5 Conclusions and Future Research

The goal of this paper was to present a framework for the understanding and modeling of possible organization implementation variants, as well as to understand the implications on the operation and IT support of organizations. Using Hevners checklist, as part of looping through the three cycles of design science, we have elaborated the process, progress and preliminary results of our research;

  1. 1.

    the framework has as goal to gain insight in the implementation of organizations, in order to informedly decide upon organization implementation, enabling traceability in governing enterprise and IT transformations, as well as to design more agile organizations and IT;

  2. 2.

    the framework is built on top of several existing EE theories, fed by literature research, while DEMO is used to model the OIVs in a Fact Model, giving the framework a sound theoretical basis;

  3. 3.

    the framework has been evaluated against and extended by four practical case studies and one academic case study, resulting in additional OIVs and more precise definitions;

  4. 4.

    a prototype has been built in which the OIVs can be instantiated and its effect on the operation and IT support can be studied.

The five case studies show that the framework can indeed be used for organization implementation modeling.
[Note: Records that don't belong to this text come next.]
static int dev_render(DevCtx* ctx, const rt_render_params* p) {
    if (!ctx) return RT_ERR_INVALID;
    if (!p || p->struct_size != sizeof(rt_render_params)) return fail(ctx, RT_ERR_INVALID, "rt_render: bad params struct");
    if (!ctx->has_scene) return fail(ctx, RT_ERR_STATE, "rt_render: no scene uploaded");
    if (p->width <= 0 || p->height <= 0 || p->samples_per_pixel <= 0 || p->max_depth < 0 || p->spp_begin < 0)
        return fail(ctx, RT_ERR_INVALID, "rt_render: width/height/samples must be positive");
    if ((long long)p->spp_begin + p->samples_per_pixel > 65536)
        return fail(ctx, RT_ERR_UNSUPPORTED, "rt_render: samples %d + %d exceed 65536 per pixel, the capacity of the 64-bit fixed-point sums",
                    p->spp_begin, p->samples_per_pixel);
    if ((long long)p->width * p->height >= (1ll << 31)) return fail(ctx, RT_ERR_UNSUPPORTED, "rt_render: frame too large");
    const int count = p->shard_count <= 1 ? 1 : p->shard_count;
    const int rank = count == 1 ? 0 : p->shard_rank;
    if (rank < 0 || rank >= count) return fail(ctx, RT_ERR_INVALID, "rt_render: shard_rank %d outside [0,%d)", rank, count);
    CU(ctx, cudaSetDevice(ctx->device));
    cudaStream_t stream = p->stream ? (cudaStream_t)p->stream : ctx->stream;
    const bool overlap = (p->flags & RT_FLAG_OVERLAP) && (p->flags & RT_FLAG_ASYNC) && (p->flags & RT_FLAG_ACCUMULATE) &&
                         !(p->flags & RT_FLAG_STATS) && ctx->kernel_version == 2 && ctx->accum != nullptr &&
                         ctx->cam_w == p->width && ctx->cam_h == p->height;
    int rc = overlap ? RT_OK : dev_wait(ctx);
    if (rc != RT_OK) return rc;
    if (ctx->cam_w != p->width || ctx->cam_h != p->height) setup_camera(ctx, p->width, p->height);

    RenderArgs A;
    std::memset(&A, 0, sizeof A);
    A.width = p->width;
    A.height = p->height;
    A.max_depth = p->max_depth;
    A.spp_begin = p->spp_begin;
    A.tile_size = p->tile_size > 0 ? p->tile_size : 16;
    if (A.tile_size % 8 != 0) return fail(ctx, RT_ERR_INVALID, "rt_render: tile_size must be a multiple of 8");
    A.tiles_x = (p->width + A.tile_size - 1) / A.tile_size;
    A.tiles_y = (p->height + A.tile_size - 1) / A.tile_size;
    A.blocks_per_tile_x = A.tile_size / 8;
    A.blocks_per_tile_y = A.tile_size / 4;
    const int n_tiles = A.tiles_x * A.tiles_y;
    int mode = p->shard_mode;
    if (mode == RT_SHARD_AUTO) mode = (n_tiles / count >= 256) ? RT_SHARD_TILES : RT_SHARD_SAMPLES;
    if (count == 1) mode = RT_SHARD_TILES;
    if (mode == RT_SHARD_TILES) {
        A.tile_stride = count;
        A.tile_offset = rank;
        A.n_local_tiles = (n_tiles - rank + count - 1) / count;
        A.sample_stride = 1;
        A.sample_offset = 0;
        A.n_local_samples = p->samples_per_pixel;
    } else if (mode == RT_SHARD_SAMPLES) {
        A.tile_stride = 1;
        A.tile_offset = 0;
        A.n_local_tiles = n_tiles;
        A.sample_stride = count;
        A.sample_offset = rank;
        A.n_local_samples = (p->samples_per_pixel - rank + count - 1) / count;
    } else {
        return fail(ctx, RT_ERR_INVALID, "rt_render: unknown shard_mode %d", p->shard_mode);
    }
    AccumLayout L;
    L.width = p->width;
    L.height = p->height;
    if (p->flags & RT_FLAG_COMPACT_TILES) {
        if (mode != RT_SHARD_TILES) return fail(ctx, RT_ERR_INVALID, "rt_render: RT_FLAG_COMPACT_TILES needs tile sharding (shard_mode RT_SHARD_TILES)");
        if (ctx->kernel_version != 2) return fail(ctx, RT_ERR_UNSUPPORTED, "rt_render: compact tile buffers are implemented by render_kernel_v2 only");
        L.compact = true;
        L.rank = rank;
        L.count = count;
        L.tile = A.tile_size;
        A.compact = 1;
    }
    if ((p->flags & RT_FLAG_ACCUMULATE) && ctx->accum && !(ctx->acc == L))
        return fail(ctx, RT_ERR_STATE, "rt_render: RT_FLAG_ACCUMULATE onto a buffer of another frame size or tile layout");
    rc = ensure_accum(ctx, L);
    if (rc != RT_OK) return rc;
    const bool stats = (p->flags & RT_FLAG_STATS) != 0;
    int bps = ctx->blocks_per_sm[stats ? 1 : 0];
    const bool lite = ctx->scene_lite && !getenv("RT_B200_NO_LITE");
    const bool want_nee = (p->flags & RT_FLAG_NEE) != 0 && ctx->scene.n_nee_lights > 0;
    const bool want_shadow = (p->flags & RT_FLAG_SHADOWED_POINT_LIGHTS) != 0 && ctx->scene.n_lights > 0;
    int variant = (want_nee || want_shadow) ? (lite ? 3 : 4) : (stats ? 2 : (lite ? 1 : 0));
    const int width = ctx->scene.wide_width ? ctx->scene.wide_width : 2;
    if (variant <= 1 && width == 2 && !getenv("RT_B200_GENERAL_INSTANCE"))
        for (int k = 0; k < kNumInstances; k++)
            if ((!kInstances[k].lite || lite) && (ctx->scene_feat & ~kInstances[k].feat) == 0) {
                variant = 5 + k;
                break;
            }
    if (ctx->kernel_version == 2) {
        rc = v2_blocks_per_sm(ctx, variant, width, &bps);
        if (rc != RT_OK) return rc;
    }
    const int grid = ctx->sm_count * (bps > 0 ? bps : 1);
    const unsigned long long pixel_blocks = (unsigned long long)A.n_local_tiles * A.blocks_per_tile_x * A.blocks_per_tile_y;
    const unsigned long long resident_warps = (unsigned long long)grid * (ctx->kernel_version == 2 ? RT_V2_THREADS / 32 : 8);
    int n_seg = 1;
    if (A.n_local_samples > 0 && pixel_blocks > 0) {
        unsigned long long want = (resident_warps * 64 + pixel_blocks - 1) / pixel_blocks;
        if (want < 1) want = 1;
        if (want > (unsigned long long)A.n_local_samples) want = A.n_local_samples;
        n_seg = (int)want;
    }
    A.seg_len = A.n_local_samples > 0 ? (A.n_local_samples + n_seg - 1) / n_seg : 1;
    A.n_segments = A.n_local_samples > 0 ? (A.n_local_samples + A.seg_len - 1) / A.seg_len : 0;
    A.n_items = pixel_blocks * (unsigned long long)A.n_segments;
    A.k0 = (uint32_t)(p->seed & 0xffffffffu);
    A.k1 = (uint32_t)(p->seed >> 32);

    auto pass_samples = [&]() -> uint64_t {
        if (!(mode == RT_SHARD_TILES && count > 1)) return (uint64_t)A.n_local_samples * (uint64_t)p->width * p->height;
        uint64_t px = 0;
        for (int t = rank; t < n_tiles; t += count) {
            int tx = t % A.tiles_x, ty = t / A.tiles_x;
            int w = std::min(A.tile_size, p->width - tx * A.tile_size), h = std::min(A.tile_size, p->height - ty * A.tile_size);
            px += (uint64_t)w * h;
        }
        return px * (uint64_t)A.n_local_samples;
    };
    if (overlap) {
        const int k = ctx->lane_next;
        ctx->lane_next ^= 1;
        if (!ctx->lane_stream[k]) {
            CU(ctx, cudaStreamCreateWithFlags(&ctx->lane_stream[k], cudaStreamNonBlocking));
            CU(ctx, cudaEventCreateWithFlags(&ctx->lane_end[k], cudaEventDefault));
        }
        if (!ctx->ev_fork) {
            CU(ctx, cudaEventCreateWithFlags(&ctx->ev_fork, cudaEventDisableTiming));
            CU(ctx, cudaEventCreate(&ctx->ov_begin));
        }
        cudaStream_t ls = ctx->lane_stream[k];
        unsigned long long* cnt = ctx->counters + 4 * (1 + k);
        CU(ctx, cudaEventRecord(ctx->ev_fork, stream));
        CU(ctx, cudaStreamWaitEvent(ls, ctx->ev_fork, 0));
        if (!ctx->lane_busy[0] && !ctx->lane_busy[1]) {
            CU(ctx, cudaEventRecord(ctx->ov_begin, ls));
            ctx->ov_passes = 0;
        }
        CU(ctx, cudaMemsetAsync(cnt, 0, 4 * sizeof(unsigned long long), ls));
        if (A.n_items > 0) {
            A.nee_emitters = want_nee;
            A.shadow_point_lights = want_shadow;
            rc = launch_v2(ctx, variant, width, grid, A, ls, cnt);
            if (rc != RT_OK) return rc;
            CU(ctx, cudaGetLastError());
        }
        CU(ctx, cudaEventRecord(ctx->lane_end[k], ls));
        ctx->lane_busy[k] = true;
        ctx->ov_passes++;
        ctx->stats.kernel_launches = A.n_items > 0 ? 1 : 0;
        ctx->stats.blocks = grid;
        ctx->stats.samples = pass_samples();
        return RT_OK;
    }
    if (!(p->flags & RT_FLAG_ACCUMULATE)) CU(ctx, cudaMemsetAsync(ctx->accum, 0, L.slots() * 32, stream));
    CU(ctx, cudaMemsetAsync(ctx->counters, 0, 4 * sizeof(unsigned long long), stream));
    if (stats) CU(ctx, cudaMemsetAsync(ctx->dstats, 0, sizeof(Stats) + kTravHistBins * sizeof(unsigned long long), stream));
    const bool async = (p->flags & RT_FLAG_ASYNC) != 0;
    CU(ctx, cudaEventRecord(ctx->ev0, stream));
    ctx->stats.kernel_launches = 0;
    if (A.n_items > 0) {
#ifdef RT_B200_ALT_KERNELS
        if (ctx->kernel_version == 3) {
            rc = launch_wavefront(ctx, A, stream, stats, pixel_blocks);
            if (rc != RT_OK) return rc;
        } else if (ctx->kernel_version == 1) {
            if (stats) render_kernel<true><<<grid, 256, 0, stream>>>(ctx->scene, A, ctx->accum, ctx->counters, ctx->dstats);
            else render_kernel<false><<<grid, 256, 0, stream>>>(ctx->scene, A, ctx->accum, ctx->counters, ctx->dstats);
        } else if (ctx->kernel_version == 4) {
            const bool lite = ctx->scene_lite && !getenv("RT_B200_NO_LITE");
            if (stats) render_kernel_v3<true, false><<<grid, 256, 0, stream>>>(ctx->scene, A, ctx->accum, ctx->counters, ctx->dstats);
            else if (lite) render_kernel_v3<false, true><<<grid, 256, 0, stream>>>(ctx->scene, A, ctx->accum, ctx->counters, ctx->dstats);
            else render_kernel_v3<false, false><<<grid, 256, 0, stream>>>(ctx->scene, A, ctx->accum, ctx->counters, ctx->dstats);
        } else
#endif
        {
            A.nee_emitters = want_nee;
            A.shadow_point_lights = want_shadow;
            rc = launch_v2(ctx, variant, width, grid, A, stream);
            if (rc != RT_OK) return rc;
        }
        CU(ctx, cudaGetLastError());
        if (ctx->kernel_version != 3) ctx->stats.kernel_launches = 1;
    }
    ctx->stats.blocks = grid;
    ctx->stats.samples = pass_samples();
    CU(ctx, cudaEventRecord(ctx->ev1, stream));
    ctx->pending_async = true;
    ctx->pending_stats = stats;
    ctx->pending_stream = stream;
    if (async) return RT_OK;
    return dev_wait(ctx);
}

The prototype shows that it is possible to design software in which implementation choices can be made explicit, while allowing for future change. However, reflecting on the goals of the framework:

  • The case studies are limited to public organizations. Case studies at commercial organizations should be performed in order to investigate whether they reveal new OIVs.

  • Although the framework already enables assessing whether software (can) support the OIVs, it is worthwhile to investigate whether a thorough method for the assessment of IT agility can be designed.

  • More research is needed to investigate whether it is possible, relevant and worthwhile to support all OIVs in software, preferably in a way that does not create combinatorial effects and consequently allowing future change without growing efforts.

  • Also, more research is needed to investigate whether agile organizations without or with little combinatorial effects can be designed, enabling the agile enterprise, based on this framework.

The original framework [13] contained a layer called ICT and other means. In subsequent work, OIVs in this layer did not receive much attention. In fact, they are now aggregated in just two OIVs in the Means layer. It might be worthwhile to put more effort in finding detailed design choices in this layer, e.g. by looking at methods and modeling languages that are more focused on this layer, such as ArchiMate [43, 44].

As shown in Subsect. 4.6, research in the operation layer shows that there might be some generic actor roles that should be implemented in every organization. Extending the prototype might be helpful to find all OIVs and other concepts in the operation layer. Moreover, a generic DEMO Construction Model could be made of the concepts in that layer, or maybe even for every process in the organization that is concerned with designing the organizations ontology, implementation and operation.

The prototype has not yet incorporated revocation patterns [45]. Though other researchers have put effort in translating the transaction pattern, including revocations, to software [11, 46], additional research is required to investigate the impact of organization implementation (variables) on revocation, especially when implemented in software. Additionally, the topic of time outs has to be addressed, both in organization and ICT.